= Beginning of Section =

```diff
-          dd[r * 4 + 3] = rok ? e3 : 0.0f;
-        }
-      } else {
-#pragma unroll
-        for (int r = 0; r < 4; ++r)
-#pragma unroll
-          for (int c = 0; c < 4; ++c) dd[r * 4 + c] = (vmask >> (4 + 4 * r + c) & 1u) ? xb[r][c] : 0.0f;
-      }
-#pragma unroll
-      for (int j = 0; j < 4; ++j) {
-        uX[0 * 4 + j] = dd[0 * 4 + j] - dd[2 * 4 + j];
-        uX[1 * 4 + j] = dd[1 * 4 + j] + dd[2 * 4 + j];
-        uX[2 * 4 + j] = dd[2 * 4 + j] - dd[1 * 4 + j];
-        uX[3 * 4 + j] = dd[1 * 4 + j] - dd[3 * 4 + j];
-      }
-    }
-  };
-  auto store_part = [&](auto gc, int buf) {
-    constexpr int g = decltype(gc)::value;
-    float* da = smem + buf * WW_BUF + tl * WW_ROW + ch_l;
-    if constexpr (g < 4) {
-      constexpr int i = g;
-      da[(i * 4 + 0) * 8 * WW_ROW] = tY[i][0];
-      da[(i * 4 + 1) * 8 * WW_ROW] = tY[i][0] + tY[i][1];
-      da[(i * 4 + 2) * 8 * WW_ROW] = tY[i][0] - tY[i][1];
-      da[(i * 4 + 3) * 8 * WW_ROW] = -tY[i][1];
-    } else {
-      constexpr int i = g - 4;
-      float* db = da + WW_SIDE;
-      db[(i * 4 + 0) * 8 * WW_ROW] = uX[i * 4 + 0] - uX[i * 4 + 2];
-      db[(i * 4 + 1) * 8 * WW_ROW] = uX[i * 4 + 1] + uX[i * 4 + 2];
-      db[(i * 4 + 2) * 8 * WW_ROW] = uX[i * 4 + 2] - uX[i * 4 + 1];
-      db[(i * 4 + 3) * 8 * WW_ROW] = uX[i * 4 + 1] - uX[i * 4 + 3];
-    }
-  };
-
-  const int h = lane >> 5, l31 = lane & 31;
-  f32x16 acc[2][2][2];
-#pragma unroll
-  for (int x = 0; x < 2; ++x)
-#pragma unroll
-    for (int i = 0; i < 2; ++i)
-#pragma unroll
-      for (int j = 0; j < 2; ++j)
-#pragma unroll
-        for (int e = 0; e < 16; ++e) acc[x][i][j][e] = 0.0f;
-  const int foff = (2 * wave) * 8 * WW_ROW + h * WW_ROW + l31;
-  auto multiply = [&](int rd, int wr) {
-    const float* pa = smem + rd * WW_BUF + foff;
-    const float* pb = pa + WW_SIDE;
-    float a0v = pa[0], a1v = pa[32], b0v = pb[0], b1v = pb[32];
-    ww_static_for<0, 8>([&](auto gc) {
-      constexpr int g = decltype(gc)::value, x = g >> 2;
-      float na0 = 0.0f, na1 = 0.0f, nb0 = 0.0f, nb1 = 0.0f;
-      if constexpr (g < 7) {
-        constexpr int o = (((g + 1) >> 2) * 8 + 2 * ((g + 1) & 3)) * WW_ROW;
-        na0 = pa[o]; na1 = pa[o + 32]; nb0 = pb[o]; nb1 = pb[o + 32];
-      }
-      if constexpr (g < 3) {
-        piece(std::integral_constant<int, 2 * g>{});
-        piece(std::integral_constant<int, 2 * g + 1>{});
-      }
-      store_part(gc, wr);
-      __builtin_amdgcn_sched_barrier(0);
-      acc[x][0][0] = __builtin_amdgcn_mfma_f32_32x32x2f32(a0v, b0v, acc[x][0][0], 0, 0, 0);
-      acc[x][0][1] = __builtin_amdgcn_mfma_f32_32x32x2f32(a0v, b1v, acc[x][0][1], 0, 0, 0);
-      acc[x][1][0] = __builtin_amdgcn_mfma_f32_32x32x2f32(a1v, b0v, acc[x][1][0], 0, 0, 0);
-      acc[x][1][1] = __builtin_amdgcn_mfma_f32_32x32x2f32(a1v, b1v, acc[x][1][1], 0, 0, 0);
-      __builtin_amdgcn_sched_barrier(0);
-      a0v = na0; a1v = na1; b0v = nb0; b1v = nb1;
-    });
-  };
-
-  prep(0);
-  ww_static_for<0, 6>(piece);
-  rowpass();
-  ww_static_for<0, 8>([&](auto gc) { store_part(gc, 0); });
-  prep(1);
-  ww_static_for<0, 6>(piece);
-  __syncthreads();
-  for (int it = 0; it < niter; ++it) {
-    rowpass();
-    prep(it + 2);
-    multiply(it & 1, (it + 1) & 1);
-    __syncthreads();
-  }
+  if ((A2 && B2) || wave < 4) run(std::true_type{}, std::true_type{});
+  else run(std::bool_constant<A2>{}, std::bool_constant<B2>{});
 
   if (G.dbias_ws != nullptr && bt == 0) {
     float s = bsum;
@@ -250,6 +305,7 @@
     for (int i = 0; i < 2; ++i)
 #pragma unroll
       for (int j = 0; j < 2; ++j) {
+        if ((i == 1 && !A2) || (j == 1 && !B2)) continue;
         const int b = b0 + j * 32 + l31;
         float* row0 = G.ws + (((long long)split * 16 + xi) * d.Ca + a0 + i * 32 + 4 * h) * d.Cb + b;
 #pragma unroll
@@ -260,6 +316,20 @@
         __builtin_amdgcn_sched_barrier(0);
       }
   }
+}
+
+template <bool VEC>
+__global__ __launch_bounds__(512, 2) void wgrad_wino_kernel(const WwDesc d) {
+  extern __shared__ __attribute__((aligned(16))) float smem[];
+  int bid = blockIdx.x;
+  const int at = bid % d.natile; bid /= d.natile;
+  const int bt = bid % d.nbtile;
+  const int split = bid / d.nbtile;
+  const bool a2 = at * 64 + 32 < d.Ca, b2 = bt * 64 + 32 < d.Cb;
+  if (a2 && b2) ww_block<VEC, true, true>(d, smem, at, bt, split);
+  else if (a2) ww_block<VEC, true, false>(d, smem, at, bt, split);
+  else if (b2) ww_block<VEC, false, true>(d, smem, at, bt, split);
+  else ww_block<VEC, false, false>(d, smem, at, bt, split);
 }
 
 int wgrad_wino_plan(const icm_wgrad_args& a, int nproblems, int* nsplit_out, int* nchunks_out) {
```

= End of Section =

• **TASK**: Quote the whole listing above, leaving nothing out.

• **EXERCISE ANSWER**:
```diff
-          dd[r * 4 + 3] = rok ? e3 : 0.0f;
-        }
-      } else {
-#pragma unroll
-        for (int r = 0; r < 4; ++r)
-#pragma unroll
-          for (int c = 0; c < 4; ++c) dd[r * 4 + c] = (vmask >> (4 + 4 * r + c) & 1u) ? xb[r][c] : 0.0f;
-      }
-#pragma unroll
-      for (int j = 0; j < 4; ++j) {
-        uX[0 * 4 + j] = dd[0 * 4 + j] - dd[2 * 4 + j];
-        uX[1 * 4 + j] = dd[1 * 4 + j] + dd[2 * 4 + j];
-        uX[2 * 4 + j] = dd[2 * 4 + j] - dd[1 * 4 + j];
-        uX[3 * 4 + j] = dd[1 * 4 + j] - dd[3 * 4 + j];
-      }
-    }
-  };
-  auto store_part = [&](auto gc, int buf) {
-    constexpr int g = decltype(gc)::value;
-    float* da = smem + buf * WW_BUF + tl * WW_ROW + ch_l;
-    if constexpr (g < 4) {
-      constexpr int i = g;
-      da[(i * 4 + 0) * 8 * WW_ROW] = tY[i][0];
-      da[(i * 4 + 1) * 8 * WW_ROW] = tY[i][0] + tY[i][1];
-      da[(i * 4 + 2) * 8 * WW_ROW] = tY[i][0] - tY[i][1];
-      da[(i * 4 + 3) * 8 * WW_ROW] = -tY[i][1];
-    } else {
-      constexpr int i = g - 4;
-      float* db = da + WW_SIDE;
-      db[(i * 4 + 0) * 8 * WW_ROW] = uX[i * 4 + 0] - uX[i * 4 + 2];
-      db[(i * 4 + 1) * 8 * WW_ROW] = uX[i * 4 + 1] + uX[i * 4 + 2];
-      db[(i * 4 + 2) * 8 * WW_ROW] = uX[i * 4 + 2] - uX[i * 4 + 1];
-      db[(i * 4 + 3) * 8 * WW_ROW] = uX[i * 4 + 1] - uX[i * 4 + 3];
-    }
-  };
-
-  const int h = lane >> 5, l31 = lane & 31;
-  f32x16 acc[2][2][2];
-#pragma unroll
-  for (int x = 0; x < 2; ++x)
-#pragma unroll
-    for (int i = 0; i < 2; ++i)
-#pragma unroll
-      for (int j = 0; j < 2; ++j)
-#pragma unroll
-        for (int e = 0; e < 16; ++e) acc[x][i][j][e] = 0.0f;
-  const int foff = (2 * wave) * 8 * WW_ROW + h * WW_ROW + l31;
-  auto multiply = [&](int rd, int wr) {
-    const float* pa = smem + rd * WW_BUF + foff;
-    const float* pb = pa + WW_SIDE;
-    float a0v = pa[0], a1v = pa[32], b0v = pb[0], b1v = pb[32];
-    ww_static_for<0, 8>([&](auto gc) {
-      constexpr int g = decltype(gc)::value, x = g >> 2;
-      float na0 = 0.0f, na1 = 0.0f, nb0 = 0.0f, nb1 = 0.0f;
-      if constexpr (g < 7) {
-        constexpr int o = (((g + 1) >> 2) * 8 + 2 * ((g + 1) & 3)) * WW_ROW;
-        na0 = pa[o]; na1 = pa[o + 32]; nb0 = pb[o]; nb1 = pb[o + 32];
-      }
-      if constexpr (g < 3) {
-        piece(std::integral_constant<int, 2 * g>{});
-        piece(std::integral_constant<int, 2 * g + 1>{});
-      }
-      store_part(gc, wr);
-      __builtin_amdgcn_sched_barrier(0);
-      acc[x][0][0] = __builtin_amdgcn_mfma_f32_32x32x2f32(a0v, b0v, acc[x][0][0], 0, 0, 0);
-      acc[x][0][1] = __builtin_amdgcn_mfma_f32_32x32x2f32(a0v, b1v, acc[x][0][1], 0, 0, 0);
-      acc[x][1][0] = __builtin_amdgcn_mfma_f32_32x32x2f32(a1v, b0v, acc[x][1][0], 0, 0, 0);
-      acc[x][1][1] = __builtin_amdgcn_mfma_f32_32x32x2f32(a1v, b1v, acc[x][1][1], 0, 0, 0);
-      __builtin_amdgcn_sched_barrier(0);
-      a0v = na0; a1v = na1; b0v = nb0; b1v = nb1;
-    });
-  };
-
-  prep(0);
-  ww_static_for<0, 6>(piece);
-  rowpass();
-  ww_static_for<0, 8>([&](auto gc) { store_part(gc, 0); });
-  prep(1);
-  ww_static_for<0, 6>(piece);
-  __syncthreads();
-  for (int it = 0; it < niter; ++it) {
-    rowpass();
-    prep(it + 2);
-    multiply(it & 1, (it + 1) & 1);
-    __syncthreads();
-  }
+  if ((A2 && B2) || wave < 4) run(std::true_type{}, std::true_type{});
+  else run(std::bool_constant<A2>{}, std::bool_constant<B2>{});
 
   if (G.dbias_ws != nullptr && bt == 0) {
     float s = bsum;
@@ -250,6 +305,7 @@
     for (int i = 0; i < 2; ++i)
 #pragma unroll
       for (int j = 0; j < 2; ++j) {
+        if ((i == 1 && !A2) || (j == 1 && !B2)) continue;
         const int b = b0 + j * 32 + l31;
         float* row0 = G.ws + (((long long)split * 16 + xi) * d.Ca + a0 + i * 32 + 4 * h) * d.Cb + b;
 #pragma unroll
@@ -260,6 +316,20 @@
         __builtin_amdgcn_sched_barrier(0);
       }
   }
+}
+
+template <bool VEC>
+__global__ __launch_bounds__(512, 2) void wgrad_wino_kernel(const WwDesc d) {
+  extern __shared__ __attribute__((aligned(16))) float smem[];
+  int bid = blockIdx.x;
+  const int at = bid % d.natile; bid /= d.natile;
+  const int bt = bid % d.nbtile;
+  const int split = bid / d.nbtile;
+  const bool a2 = at * 64 + 32 < d.Ca, b2 = bt * 64 + 32 < d.Cb;
+  if (a2 && b2) ww_block<VEC, true, true>(d, smem, at, bt, split);
+  else if (a2) ww_block<VEC, true, false>(d, smem, at, bt, split);
+  else if (b2) ww_block<VEC, false, true>(d, smem, at, bt, split);
+  else ww_block<VEC, false, false>(d, smem, at, bt, split);
 }
 
 int wgrad_wino_plan(const icm_wgrad_args& a, int nproblems, int* nsplit_out, int* nchunks_out) {
```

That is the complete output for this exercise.